Mao was not a great military tactician but he was able to surround himself with talented military minds. He also realized that one of the greatest underutilized military assets was women. Jiang Jee was young female revolutionary who was killed in fighting the Nationalists and made into a martyr.

Maoist Rebel Demands

The Maoist rebels wanted to replace the current Hindu monarchy with a Communist republic and for the powers of the monarch to be greatly reduced if not eliminated completely. To support their argument they said all you have to do is look around the rural areas of Nepal to see what little the government has done to help the poor, which make up a large percentage of the population.

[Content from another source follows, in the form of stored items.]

+def decoder_trim_ok(dec, nk, L) -> bool:
+    Dd = dec.embed.weight.shape[0]
+    return (DEC_TRIM and getattr(dec, 'arch', 'plain') != 'swin' and PRECISION == 'bf16' and not ln_fuse_ok(Dd) and Dd % 8 == 0
+            and 0 < nk < L and len(dec.blocks) > 0 and not _block_drops_something(dec.blocks[-1]))
+
+
+def _block_fwd_removed(blk, x, heads, eps, ids_restore32, nk, nF):
+    B, R, D = x.shape
+    L, hd, dev = R - nF, D // heads, x.device
+    nm = L - nk
+    M, Mc = B * R, B * nm
+    h1, _, st1 = ln_fwd(blk.norm1, None, x, B, eps)
+    qkv = lin_fwd(blk.attn.qkv, h1, M, out_bf16=True)
+    o, lse = attention_fwd(*qkv_cols(qkv, R, D), B, heads, R, R, hd, hd, hd ** -0.5)
+    o_c, x_c = _e((Mc, D), BF16, dev), _e((B, nm, D), F32, dev)
+    ops.rows_take2(o, R * D, x, R * D, ids_restore32, B, nF, L, nk, D, o_c, x_c)
+    x1 = lin_fwd(blk.attn.proj, o_c, Mc, res=x_c, like_M=M).view(B, nm, D)
+    h2, _, st2 = ln_fwd(blk.norm2, None, x1, B, eps)
+    Hd = blk.mlp.fc1.weight.shape[0]
+    z = _e((Mc, Hd), BF16, dev)
+    u = lin_fwd(blk.mlp.fc1, h2, Mc, act=1, out_bf16=True, C2=z, c2_mode=4, like_M=M)
+    x2 = lin_fwd(blk.mlp.fc2, u, Mc, res=x1, like_M=M).view(B, nm, D)
+    tape = dict(x_mod=x, x_fus=None, h1=h1, st1=st1, qkv=qkv, o=o, lse=lse, o_c=o_c, x1=x1, h2=h2, st2=st2, z=z, u=u, heads=heads, nF=0)
+    return x2, tape
+
+
+def _block_bwd_removed(blk, t, g2, g2b, ids_restore32, nk, nF):
+    x = t['x_mod']
+    B, R, D = x.shape
+    L, heads, dev = R - nF, t['heads'], x.device
+    hd, nm = D // heads, L - nk
+    M, Mc = B * R, B * nm
+    dz = lin_bwd(blk.mlp.fc2, g2b, t['u'], Mc, gelu_aux=t['z'], like_M=M)
+    g1_c, g1b_c = _e((B, nm, D), F32, dev), _e((Mc, D), BF16, dev)
+    dh2 = lin_bwd(blk.mlp.fc1, dz, t['h2'], Mc, like_M=M)
+    ln_bwd(blk.norm2, None, t['x1'], B, t['st2'], dy_bf16=dh2, dx1=g1_c, res1=g2, dx1_bf16=g1b_c)
+    do_c = lin_bwd(blk.attn.proj, g1b_c, t['o_c'], Mc, like_M=M)
+    do, g1 = _e((M, D), BF16, dev), _e((B, R, D), F32, dev)
+    ops.rows_put2(do_c, g1_c, ids_restore32, B, nF, L, nk, D, do, R * D, g1, R * D)
+    dqkv = _e((M, 3 * D), BF16, dev)
+    attention_bwd(*qkv_cols(t['qkv'], R, D), t['o'], do, t['lse'], *qkv_cols(dqkv, R, D), B, heads, R, R, hd, hd, hd ** -0.5)
+    dh1 = lin_bwd(blk.attn.qkv, dqkv, t['h1'], M)
+    dx, dxb, _ = block_bwd_tail(blk, t, dict(dh1=dh1, g1=g1))
+    return dx, dxb
+
+
+def decoder_fwd(dec, x_b, xf_b, ids_restore32, B, nk, nF, masked_rows_only=False):
+    return drain(decoder_fwd_steps(dec, x_b, xf_b, ids_restore32, B, nk, nF, masked_rows_only=masked_rows_only))
+
+
+def decoder_fwd_steps(dec, x_b, xf_b, ids_restore32, B, nk, nF, masked_rows_only=False):
     L = ids_restore32.shape[1]
     Dd = dec.embed.weight.shape[0]
     dev = x_b.device
+    removed = masked_rows_only and decoder_trim_ok(dec, nk, L)
     emb = lin_fwd(dec.embed, x_b, B * nk)
     x = _e((B, nF + L, Dd), F32, dev)
     lin_fwd(dec.embed, xf_b, B * nF, out=x, c_rowmap=(nF, nF + L, 0))
     ops.unshuffle_fwd(emb, dec.mask_token, dec.pos_embed, ids_restore32, B, L, nk, Dd, x, (nF + L) * Dd, nF)
     tapes = []
     swin = getattr(dec, 'arch', 'plain') == 'swin'
-    for blk in dec.blocks:
+    for i, blk in enumerate(dec.blocks):
         if swin:
             x, bt = swin_block_fwd(blk, x, nF)
+        elif removed and i == len(dec.blocks) - 1:
+            x, bt = _block_fwd_removed(blk, x, dec.heads, blk.norm1.eps, ids_restore32, nk, nF)
         else:
             x, bt = block_fwd(blk, x, None, dec.heads, blk.norm1.eps)
         tapes.append(bt)
         yield
+    if removed:
+        nm = L - nk
+        hN = _e((B * nm, Dd), BF16, dev)
+        mean, rstd = _e((B * nm,), F32, dev), _e((B * nm,), F32, dev)
+        ops.layernorm_fwd(x, nm * Dd, nm, None, 0, 0, B, Dd, dec.norm.weight, dec.norm.bias, dec.norm.eps, hN, None, mean, rstd)
+        pred = lin_fwd(dec.pred, hN, B * nm, like_M=B * L)
+        tape = dict(x_b=x_b, xf_b=xf_b, x_last=x, tapes=tapes, hN=hN, stN=(mean, rstd), ids_restore32=ids_restore32, nk=nk, nF=nF, L=L,
+                    removed=True)
+        return pred.view(B, nm, pred.shape[1]), tape
     D_ = Dd
     if not swin and ln_fuse_ok(Dd):
         tw_last = ensure_tw(x)
@@ -1429,39 +1511,51 @@
     return pred.view(B, L, P), tape
 
 
-def decoder_bwd(dec, t, dpred_b, ids_keep32, B):
-    return drain(decoder_bwd_steps(dec, t, dpred_b, ids_keep32, B))
-
-
-def decoder_bwd_steps(dec, t, dpred_b, ids_keep32, B):
+def decoder_bwd(dec, t, dpred_b, ids_keep32, B, masked_rows_only=False):
+    return drain(decoder_bwd_steps(dec, t, dpred_b, ids_keep32, B, masked_rows_only=masked_rows_only))
+
+
+def decoder_bwd_steps(dec, t, dpred_b, ids_keep32, B, masked_rows_only=False):
     nk, nF, L = t['nk'], t['nF'], t['L']
     Dd = dec.embed.weight.shape[0]
     dev = dpred_b.device
+    removed = t.get('removed', False)
+    if removed and not masked_rows_only:
+        raise ValueError('decoder tape of the removed-patch tail given to a backward that was not asked for it')
     fused = t.get('ln_fused', False)
-    dhN = lin_bwd(dec.pred, dpred_b, None if fused else t['hN'], B * L, wgrad=not fused)
-    g = _e((B, nF + L, Dd), F32, dev)
-    gb = _e((B * (nF + L), Dd), BF16, dev)
-    g[:, :nF].zero_()
-    gb.view(B, nF + L, Dd)[:, :nF].zero_()
-    if fused:
-        xb, st = t['tw_last']
-        hN = _e((B * L, Dd), BF16, dev)
-        ops.layernorm_bwd_twin((xb, nF * Dd), (nF + L) * Dd, (st, nF * (Dd // 64) * 2), L, None, 0, None, 0, B, Dd, dec.norm.eps,
-                               dhN, None, dec.norm.weight, dec.norm.bias,
-                               (g, nF * Dd), (nF + L) * Dd, 0, None, 0, (gb, nF * Dd), (nF + L) * Dd,
-                               h_out=hN, dgamma=gbuf(dec.norm.weight), dbeta=gbuf(dec.norm.bias))
-        lin_wgrad(dec.pred, dpred_b, hN, B * L)
+    if removed:
+        nm = L - nk
+        dhN = lin_bwd(dec.pred, dpred_b, t['hN'], B * nm, like_M=B * L)
+        g, gb = _e((B, nm, Dd), F32, dev), _e((B * nm, Dd), BF16, dev)
+        ops.layernorm_bwd(t['x_last'], nm * Dd, nm, None, 0, 0, B, Dd, dhN, None, dec.norm.weight, t['stN'][0], t['stN'][1],
+                          g, nm * Dd, 0, None, 0, gb, nm * Dd, None, 0, 0, None, 0, None, 0, gbuf(dec.norm.weight), gbuf(dec.norm.bias))
     else:
-        xs = t['x_last'].view(-1)[nF * Dd:]
-        ops.layernorm_bwd(xs, (nF + L) * Dd, L, None, 0, 0, B, Dd, dhN, None, dec.norm.weight, t['stN'][0], t['stN'][1],
-                          g.view(-1)[nF * Dd:], (nF + L) * Dd, 0, None, 0, gb.view(-1)[nF * Dd:], (nF + L) * Dd,
-                          None, 0, 0, None, 0, None, 0, gbuf(dec.norm.weight), gbuf(dec.norm.bias))
+        dhN = lin_bwd(dec.pred, dpred_b, None if fused else t['hN'], B * L, wgrad=not fused)
+        g = _e((B, nF + L, Dd), F32, dev)
+        gb = _e((B * (nF + L), Dd), BF16, dev)
+        g[:, :nF].zero_()
+        gb.view(B, nF + L, Dd)[:, :nF].zero_()
+        if fused:
+            xb, st = t['tw_last']
+            hN = _e((B * L, Dd), BF16, dev)
+            ops.layernorm_bwd_twin((xb, nF * Dd), (nF + L) * Dd, (st, nF * (Dd // 64) * 2), L, None, 0, None, 0, B, Dd, dec.norm.eps,
+                                   dhN, None, dec.norm.weight, dec.norm.bias,
+                                   (g, nF * Dd), (nF + L) * Dd, 0, None, 0, (gb, nF * Dd), (nF + L) * Dd,
+                                   h_out=hN, dgamma=gbuf(dec.norm.weight), dbeta=gbuf(dec.norm.bias))
+            lin_wgrad(dec.pred, dpred_b, hN, B * L)
+        else:
+            xs = t['x_last'].view(-1)[nF * Dd:]
+            ops.layernorm_bwd(xs, (nF + L) * Dd, L, None, 0, 0, B, Dd, dhN, None, dec.norm.weight, t['stN'][0], t['stN'][1],
+                              g.view(-1)[nF * Dd:], (nF + L) * Dd, 0, None, 0, gb.view(-1)[nF * Dd:], (nF + L) * Dd,
+                              None, 0, 0, None, 0, None, 0, gbuf(dec.norm.weight), gbuf(dec.norm.bias))
     _ready(dec.norm.weight, dec.norm.bias)
     swin = getattr(dec, 'arch', 'plain') == 'swin'
     yield
-    for blk, bt in zip(reversed(list(dec.blocks)), reversed(t['tapes'])):
+    for i, (blk, bt) in enumerate(zip(reversed(list(dec.blocks)), reversed(t['tapes']))):
         if swin:
             g, gb = swin_block_bwd(blk, bt, g, gb)
+        elif removed and i == 0:
+            g, gb = _block_bwd_removed(blk, bt, g, gb, t['ids_restore32'], nk, nF)
         else:
             g, gb, _ = block_bwd(blk, bt, g, gb)
         yield
@@ -1553,3 +1647,19 @@
     dpred = _e((B * L, P), BF16, img.device)
     ops.patch_mse_bwd(img, pred, mask, t['tm'], t['tr'], t['msum'], gout, dpred)
     return dpred
+
+
+def loss_fwd_removed(img, pred_c, ids_restore32, nk, norm_pix):
+    B, nm, _ = pred_c.shape
+    dev = img.device
+    lp, tm, tr = _e((B * nm,), F32, dev), _e((B * nm,), F32, dev), _e((B * nm,), F32, dev)
+    loss, msum = _e((1,), F32, dev), _e((1,), F32, dev)
+    ops.patch_mse_rows_fwd(img, pred_c, ids_restore32, nk, norm_pix, lp, tm, tr, loss, msum)
+    return loss.view(()), dict(tm=tm, tr=tr, msum=msum, lp=lp, ids_restore32=ids_restore32, nk=nk)
+
+
+def loss_bwd_removed(img, pred_c, t, gout):
+    B, nm, P = pred_c.shape
+    dpred = _e((B * nm, P), BF16, img.device)
+    ops.patch_mse_rows_bwd(img, pred_c, t['ids_restore32'], t['nk'], t['tm'], t['tr'], t['msum'], gout, dpred)
+    return dpred
diff --git a/deepavfusion_amd/ops.py b/deepavfusion_amd/ops.py
--- a/deepavfusion_amd/ops.py
+++ b/deepavfusion_amd/ops.py
@@ -180,6 +180,25 @@
         out.append((cfg, bt, probs, flags) if with_flags else (cfg, bt, probs))
         i += 3 + 4 * cnt
     return out
+
+
+NT_EXPLICIT_CFGS = (3, 5, 7, 8, 43, 44, 45, 46)
+
+
+def nt_lone_config(M, N, K, flags, b_kn):
+    _lib.load()
+    cfg = _lib.NT_TUNED_LONE.get((int(bool(b_kn)), M, N, K, flags))
+    if cfg is not None:
+        return cfg
+    rows = (M + 127) // 128
+    t128 = rows * ((N + 127) // 128)
+    if N <= 64 or t128 < 100:
+        return 5
+    if t128 < 400:
+        return 8
+    if K <= 512 and N % 256 == 0 and N >= 1024 and rows * ((N + 255) // 256) >= 512:
+        return 44
+    return 3
 
 
 def gemm_tn(A, B, Mc, N, K, C_out, *, lda=None, ldb=None, ldc=None, a_rowmap=None, b_rowmap=None, beta=1, bias_grad=None,
@@ -455,6 +474,32 @@
         return
     _lib.check(lib.dav_patch_mse_bwd(_ptr(img), _ptr(pred), _ptr(mask), _ptr(tmean), _ptr(trstd), _ptr(mask_sum), _ptr(gout),
                                      B, Cc, H, W, _ptr(dpred_bf16), _stream()), 'dav_patch_mse_bwd')
+
+
+def rows_take2(o, o_bs, x, x_bs, ids_restore32, B, nF, L, nk, D, o_c, x_c):
+    lib = _lib.load()
+    _lib.check(lib.dav_rows_take2(_ptr(o), o_bs, _ptr(x), x_bs, _ptr(ids_restore32), B, nF, L, nk, D, _ptr(o_c), _ptr(x_c), _stream()),
+               'dav_rows_take2')
+
+
+def rows_put2(do_c, g1_c, ids_restore32, B, nF, L, nk, D, do, do_bs, g1, g1_bs):
+    lib = _lib.load()
+    _lib.check(lib.dav_rows_put2(_ptr(do_c), _ptr(g1_c), _ptr(ids_restore32), B, nF, L, nk, D, _ptr(do), do_bs, _ptr(g1), g1_bs, _stream()),
+               'dav_rows_put2')
+
+
+def patch_mse_rows_fwd(img, pred_c, ids_restore32, nk, norm_pix, loss_patch_c, tmean_c, trstd_c, loss, mask_sum):
+    lib = _lib.load()
+    B, Cc, H, W = img.shape
+    _lib.check(lib.dav_patch_mse_rows_fwd(_ptr(img), _ptr(pred_c), _ptr(ids_restore32), B, Cc, H, W, nk, int(norm_pix), _ptr(loss_patch_c),
+                                          _ptr(tmean_c), _ptr(trstd_c), _ptr(loss), _ptr(mask_sum), _stream()), 'dav_patch_mse_rows_fwd')
+
+
+def patch_mse_rows_bwd(img, pred_c, ids_restore32, nk, tmean_c, trstd_c, mask_sum, gout, dpred_c_bf16):
+    lib = _lib.load()
+    B, Cc, H, W = img.shape
+    _lib.check(lib.dav_patch_mse_rows_bwd(_ptr(img), _ptr(pred_c), _ptr(ids_restore32), _ptr(tmean_c), _ptr(trstd_c), _ptr(mask_sum),
+                                          _ptr(gout), B, Cc, H, W, nk, _ptr(dpred_c_bf16), _stream()), 'dav_patch_mse_rows_bwd')
 
 
 def pair_expand(Pv, Pa, B, nv, na, Wd, out):
diff --git a/deepavfusion_amd/util/misc.py b/deepavfusion_amd/util/misc.py
--- a/deepavfusion_amd/util/misc.py
+++ b/deepavfusion_amd/util/misc.py
@@ -287,7 +287,7 @@
         else:
             noise_i, noise_a = torch.rand(B, Li, device=dev), torch.rand(B, La, device=dev)
         with engine.ln_fuse_for(True):
-            outs, tape, aux = self.bridge.avmae_fwd(self.model, self.image, self.audio, noise_i, noise_a)
+            outs, tape, aux = self.bridge.avmae_fwd(self.model, self.image, self.audio, noise_i, noise_a, losses_only=True)
         one = torch.ones((), device=dev)
         self.bridge.avmae_bwd(self.model, tape, one, one, layer_cb=layer_cb)
         return outs[0], outs[1]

The Maoist rebels began their “people’s war” with a 40-point list of demands that includes 1) collective ownership of production, 2) an end to foreign aid and investment, 3) cutting ties with India. The positions of the Maoist rebels were published in semiclandestine newspapers and magazines.

The Maoist rebels also called for an eradication of poverty, an end of Hinduism as the state religion, the suppression of the caste system, and implementation of radical land reform. They labeled the government that existed before 2006 as an “eunuch parliamentary monarchy.”

In peace talks with the government, the Maoist rebels demanded a new constitution and the creation of a special elected assembly to draft it and decide whether Nepal should be a Hindu kingdom or a Communist state.

Maoist Insurgency Strategy

The strategy of the Maoist insurgency was to demoralize the government and police. They were very effective in demoralizing the police, One human rights activist told the Independent in April 2001, "They face little or no opposition now when they attack the police. Besides they [the police] have committed many, many atrocities themselves and have no support in the countryside.”

The Maoist rebels grew in strength by raiding isolated police and army camps, seizing abandoned weapons and extorting “contributions” from villagers. They are believed to have obtained some weapons from Maoist groups in India and even the Tamil Tigers from Sri Lanka.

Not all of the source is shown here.